Each action is led by the community members themselves with limited guidance from the facilitators and without monetary support. Though end-line data will not be available until 2018, the project has already shown many promising instances of community members organizing and advocating for improved health-care services.

In many villages, community activists began by implementing education campaigns: going door-to-door and handing out information on what constitutes a good maternal and newborn health-care package, or emphasizing the importance of giving birth in a facility with a trained midwife or medical professional. Many communities established transportation funds for pregnant women to use for check-ups and delivery. Others installed suggestion boxes in their local health-care facility, and some are in the early stages of building new clinics. Absenteeism on the part of the village midwife was a common barrier in many villages, and community activists have come up with a variety of ways to address this issue. 

“Every village has unique health-care challenges,” says Courtney Tolmie, Senior Program Director at R4D and an HKS Research Fellow. “What underlies this intervention is the idea that citizens themselves are in the best position to know, understand, and address the problems impacting their community — far more so than an outsider would be.”

Change from the Bottom Up

Although many T/A interventions work at the level of local government officials, this project is unique in its reliance on everyday citizens to propel change in their communities. “The problems that contribute to poor maternal and neonatal health outcomes often manifest at the hyper-local level,” says Tolmie. “For T4D, we really wanted to put the power in the hands of the community members who suffer the most from poor service delivery.” Furthermore, the intervention itself was designed jointly through collaboration between the university-based researchers and NGOs in Indonesia and Tanzania.

It is the T4D team’s hope that the grassroots nature of the intervention continues to benefit the villages beyond the point of end-line data collection and the issue of maternal and newborn health. “What we are trying to do is empower citizens and build a sustainable, long-term solution that will encourage these communities to organize and advocate for themselves,” said Kosack.

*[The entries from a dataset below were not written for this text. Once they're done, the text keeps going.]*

+template <int R>
+__device__ __forceinline__ void fd_pub_gradient(int pe0, int pe1, const double *x, const double *Es, bool hi, double *wl) {
+  constexpr int EPE = 4 * R + 16;
+  double gg[2 * R];
+#pragma unroll
+  for (int i = 0; i < 2 * R; ++i) gg[i] = 0.0;
+  for (int e = pe0; e < pe1; ++e) {
+    const double *E = Es + (size_t)e * EPE;
+    double xn[4 * R];
+#pragma unroll
+    for (int i = 0; i < 2 * R; ++i) { const double2 t = *reinterpret_cast<const double2 *>(E + 2 * i); xn[2 * i] = t.x; xn[2 * i + 1] = t.y; }
+    const double *Ec = E + 4 * R + (hi ? 8 : 0);
+#pragma unroll
+    for (int cc = 0; cc < 2; ++cc) {
+      const double2 c01 = *reinterpret_cast<const double2 *>(Ec + 4 * cc), c23 = *reinterpret_cast<const double2 *>(Ec + 4 * cc + 2);
+      const double cfc[4] = {c01.x, c01.y, c23.x, c23.y};
+#pragma unroll
+      for (int cp = 0; cp < 4; ++cp)
+#pragma unroll
+        for (int a = 0; a < R; ++a) gg[cc * R + a] -= xn[cp * R + a] * cfc[cp];
+    }
+  }
+#pragma unroll
+  for (int i = 0; i < 2 * R; ++i) wl[i] = wl[i] + gg[i];
+  tangent_pair<R>(x, wl, hi);
 }
 
 struct FdNest {
@@ -249,8 +317,32 @@
   lds_barrier();
   const int pj0 = own ? 2 * bx : 0, pj1 = (own && 2 * bx + 1 < n) ? 2 * bx + 1 : -1;
   const int npose = own ? ((pj1 >= 0) ? 2 : 1) : 0;
-  constexpr int EPE = 4 * R + 16;
   const int cwv = __builtin_amdgcn_readfirstlane(tid >> 6), ln = tid & 63;
+
+  auto pub_rows = [&](const FdPub<R> &pb) __attribute__((always_inline)) {
+    const bool hi = (ln & 1) != 0;
+    const int vs_off = fd_pos_off<R>(ag.fe_ord, pb.pj) + (hi ? 2 * R : 0);
+    double x[2 * FdPub<R>::NXP], wl[2 * R];
+    int pe0, pe1;
+    fd_pub_point<R>(pb, hi, x, pe0, pe1);
+#pragma unroll
+    for (int k = 0; k < R; ++k) { wl[2 * k] = pb.w[k].x; wl[2 * k + 1] = pb.w[k].y; }
+    fd_wait(&sy[FD_SY_E], 2);
+    FD_STAMP(1);
+    if (pb.pact) fd_pub_gradient<R>(pe0, pe1, x, Es, hi, wl);
+    FD_STAMP(3);
+    fd_wait(&sy[FD_SY_C], 4);
+    FD_STAMP(2);
+    if (pb.pact) {
+#pragma unroll
+      for (int i = 0; i < 2 * R; ++i) vs[vs_off + i] = wl[i];
+    }
+    FD_STAMP(12);
+    fd_signal(&sy[FD_SY_D]);
+    FD_STAMP(13);
+    fd_wait(&sy[FD_SY_D], FD_PUB_WAVES);
+    FD_STAMP(4);
+  };
 
   if (cwv < 4) {
     const int cg = (tid >> 5) & 7, kl = tid & 31;
@@ -336,21 +428,8 @@
 
   if (cwv < 6) {
     const int g = cwv - 4;
-    const int npub = ag.npub;
-    const int pq = 64 * g + ln;
-    const bool pact = pq < npub;
-    const int pqc = pact ? pq : 0;
-    const int pj = ag.pub_pose[pqc];
-    const int pe0 = ag.pub_ptr[pqc], pe1 = ag.pub_ptr[pqc + (pact ? 1 : 0)];
-    double w[4 * R], x[4 * R];
-    {
-      const double *Wc = ag.buf[B_CARRY_W], *Xc = ag.buf[B_CARRY_X];
-#pragma unroll
-      for (int i = 0; i < 2 * R; ++i) {
-        const double2 tw = ld2(Wc + ((size_t)i * npub + pqc) * 2), tx = ld2(Xc + ((size_t)i * npub + pqc) * 2);
-        w[2 * i] = tw.x; w[2 * i + 1] = tw.y; x[2 * i] = tx.x; x[2 * i + 1] = tx.y;
-      }
-    }
+    FdPub<R> pb;
+    fd_pub_request<R>(ag, g, ln, pb);
     FD_STAMP(14);
     FdCur<R, NC> cu;
     fd_cur_request<R, M0, NC>(ag, pacc_in, bx, nblk, tid - 256, cu);
@@ -378,44 +457,7 @@
     FD_STAMP(10);
     fd_signal_requested(&sy[FD_SY_RQ]);
     FD_STAMP(11);
-    const int vs_off = fd_pos_off<R>(ag.fe_ord, pj);
-    fd_wait(&sy[FD_SY_E], 2);
-    FD_STAMP(1);
-    if (pact) {
-      double gg[4 * R];
-#pragma unroll
-      for (int i = 0; i < 4 * R; ++i) gg[i] = 0.0;
-      for (int e = pe0; e < pe1; ++e) {
-        const double *E = Es + (size_t)e * EPE;
-        double xn[4 * R];
-#pragma unroll
-        for (int i = 0; i < 2 * R; ++i) { const double2 t = *reinterpret_cast<const double2 *>(E + 2 * i); xn[2 * i] = t.x; xn[2 * i + 1] = t.y; }
-#pragma unroll
-        for (int c = 0; c < 4; ++c) {
-          const double2 c01 = *reinterpret_cast<const double2 *>(E + 4 * R + 4 * c), c23 = *reinterpret_cast<const double2 *>(E + 4 * R + 4 * c + 2);
-          const double cfc[4] = {c01.x, c01.y, c23.x, c23.y};
-#pragma unroll
-          for (int cp = 0; cp < 4; ++cp)
-#pragma unroll
-            for (int a = 0; a < R; ++a) gg[c * R + a] -= xn[cp * R + a] * cfc[cp];
-        }
-      }
-#pragma unroll
-      for (int i = 0; i < 4 * R; ++i) w[i] = w[i] + gg[i];
-      tangent_inplace<R>(x, w);
-    }
-    FD_STAMP(3);
-    fd_wait(&sy[FD_SY_C], 4);
-    FD_STAMP(2);
-    if (pact) {
-#pragma unroll
-      for (int i = 0; i < 4 * R; ++i) vs[vs_off + i] = w[i];
-    }
-    FD_STAMP(12);
-    fd_signal(&sy[FD_SY_D]);
-    FD_STAMP(13);
-    fd_wait(&sy[FD_SY_D], 2);
-    FD_STAMP(4);
+    pub_rows(pb);
     fd_cur_product<R, M0, NC>(cu, vs, red, tid - 256);
     if (tl >= 0 && tl < npose * 4 * R) { Ysh[tl] = pre_x; Esh[0][tl] = pre_v; Esh[1][tl] = pre_y; Psh[tl] = pre_p; }
     FD_STAMP(5);
@@ -565,6 +607,8 @@
     FdXn<R> er;
     fd_xn_request<R>(ag, fb, parity, ln, er);
     FD_STAMP(9);
+    FdPub<R> pb;
+    fd_pub_request<R>(ag, 2, ln, pb);
     FdCur<R, NC> cu;
     fd_cur_request<R, M0, NC>(ag, pacc_in, bx, nblk, tid - 256, cu);
     FD_STAMP(10);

Designed to advance the theory and practice of transparency and accountability interventions, T4D has the potential to shed light on the connections between transparency, participation, and government accountability; the pathways between them that lead to improved government services; and the differences in place that impact those pathways. “For the CSOs and NGOs engaged in T/A techniques, this project will provide nuance and detail into how and under what conditions they are effective,” says Jessica Creighton, Assistant Director of the T4D project. “In regions of the world where resources are scarce, it’s critical to find the most effective and sustainable means of making peoples’ lives better.”